Aim of the exercise> Scan the entries below for the word "rstd". Copy each line that has it.

[Provided material Boundary: Start]

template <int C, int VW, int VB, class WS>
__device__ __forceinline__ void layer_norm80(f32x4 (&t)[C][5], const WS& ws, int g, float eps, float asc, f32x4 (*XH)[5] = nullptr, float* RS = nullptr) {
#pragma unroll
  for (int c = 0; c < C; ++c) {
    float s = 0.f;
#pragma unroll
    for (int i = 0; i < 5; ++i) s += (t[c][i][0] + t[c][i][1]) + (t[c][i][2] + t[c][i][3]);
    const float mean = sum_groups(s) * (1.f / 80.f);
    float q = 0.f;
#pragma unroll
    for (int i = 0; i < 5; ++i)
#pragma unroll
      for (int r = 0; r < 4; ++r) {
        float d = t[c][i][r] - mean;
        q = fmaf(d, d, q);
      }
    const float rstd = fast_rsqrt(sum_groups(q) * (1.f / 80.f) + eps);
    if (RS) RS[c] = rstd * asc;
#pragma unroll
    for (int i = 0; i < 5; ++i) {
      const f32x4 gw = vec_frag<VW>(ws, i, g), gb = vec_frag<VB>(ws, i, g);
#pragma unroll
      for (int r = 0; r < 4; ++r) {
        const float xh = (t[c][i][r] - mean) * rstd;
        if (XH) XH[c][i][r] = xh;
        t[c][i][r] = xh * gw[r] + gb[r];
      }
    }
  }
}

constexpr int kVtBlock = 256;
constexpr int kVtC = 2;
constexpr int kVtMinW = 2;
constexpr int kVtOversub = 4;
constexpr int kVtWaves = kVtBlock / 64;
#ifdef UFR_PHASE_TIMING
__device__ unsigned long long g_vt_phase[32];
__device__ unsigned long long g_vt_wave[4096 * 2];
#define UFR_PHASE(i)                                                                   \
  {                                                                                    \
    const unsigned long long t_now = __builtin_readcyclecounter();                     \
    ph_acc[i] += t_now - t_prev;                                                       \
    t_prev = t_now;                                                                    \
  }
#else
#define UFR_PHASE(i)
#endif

[Provided material Boundary: End]
[Provided material Boundary: Start]

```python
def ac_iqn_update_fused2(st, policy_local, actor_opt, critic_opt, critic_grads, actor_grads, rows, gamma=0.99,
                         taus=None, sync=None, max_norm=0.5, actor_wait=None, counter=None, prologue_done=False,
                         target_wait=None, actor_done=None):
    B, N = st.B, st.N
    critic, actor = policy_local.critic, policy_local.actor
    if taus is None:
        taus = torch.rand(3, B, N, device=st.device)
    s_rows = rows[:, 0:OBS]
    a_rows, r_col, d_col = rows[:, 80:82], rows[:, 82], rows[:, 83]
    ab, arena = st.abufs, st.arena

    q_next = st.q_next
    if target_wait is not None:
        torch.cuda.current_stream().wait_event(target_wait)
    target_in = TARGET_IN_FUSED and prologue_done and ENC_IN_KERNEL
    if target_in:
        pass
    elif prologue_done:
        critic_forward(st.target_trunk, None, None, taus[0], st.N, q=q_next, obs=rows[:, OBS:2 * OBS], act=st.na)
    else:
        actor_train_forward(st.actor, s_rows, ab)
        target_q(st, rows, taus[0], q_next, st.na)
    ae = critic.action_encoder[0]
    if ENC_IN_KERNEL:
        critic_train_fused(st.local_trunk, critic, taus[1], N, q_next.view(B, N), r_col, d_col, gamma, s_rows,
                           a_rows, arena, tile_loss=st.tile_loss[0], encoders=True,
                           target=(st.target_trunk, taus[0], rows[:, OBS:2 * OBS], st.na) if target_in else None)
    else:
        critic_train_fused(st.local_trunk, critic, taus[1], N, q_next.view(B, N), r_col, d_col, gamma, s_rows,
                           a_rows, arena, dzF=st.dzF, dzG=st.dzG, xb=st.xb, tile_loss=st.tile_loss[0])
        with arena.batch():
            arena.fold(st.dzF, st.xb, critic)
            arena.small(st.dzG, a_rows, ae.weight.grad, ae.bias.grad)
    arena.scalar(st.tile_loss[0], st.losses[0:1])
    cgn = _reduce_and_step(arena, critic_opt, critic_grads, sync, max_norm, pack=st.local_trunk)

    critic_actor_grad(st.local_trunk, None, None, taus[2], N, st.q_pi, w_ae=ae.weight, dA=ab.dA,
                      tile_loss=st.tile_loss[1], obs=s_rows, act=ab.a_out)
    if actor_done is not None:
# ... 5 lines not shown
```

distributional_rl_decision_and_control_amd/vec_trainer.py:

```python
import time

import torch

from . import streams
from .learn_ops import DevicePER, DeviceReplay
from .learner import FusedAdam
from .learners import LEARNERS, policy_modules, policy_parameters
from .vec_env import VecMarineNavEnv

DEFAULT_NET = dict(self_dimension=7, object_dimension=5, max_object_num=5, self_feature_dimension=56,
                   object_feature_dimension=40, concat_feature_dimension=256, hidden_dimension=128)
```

[Provided material Boundary: End]

Response area>
    const float rstd = fast_rsqrt(sum_groups(q) * (1.f / 80.f) + eps);
    if (RS) RS[c] = rstd * asc;
        const float xh = (t[c][i][r] - mean) * rstd;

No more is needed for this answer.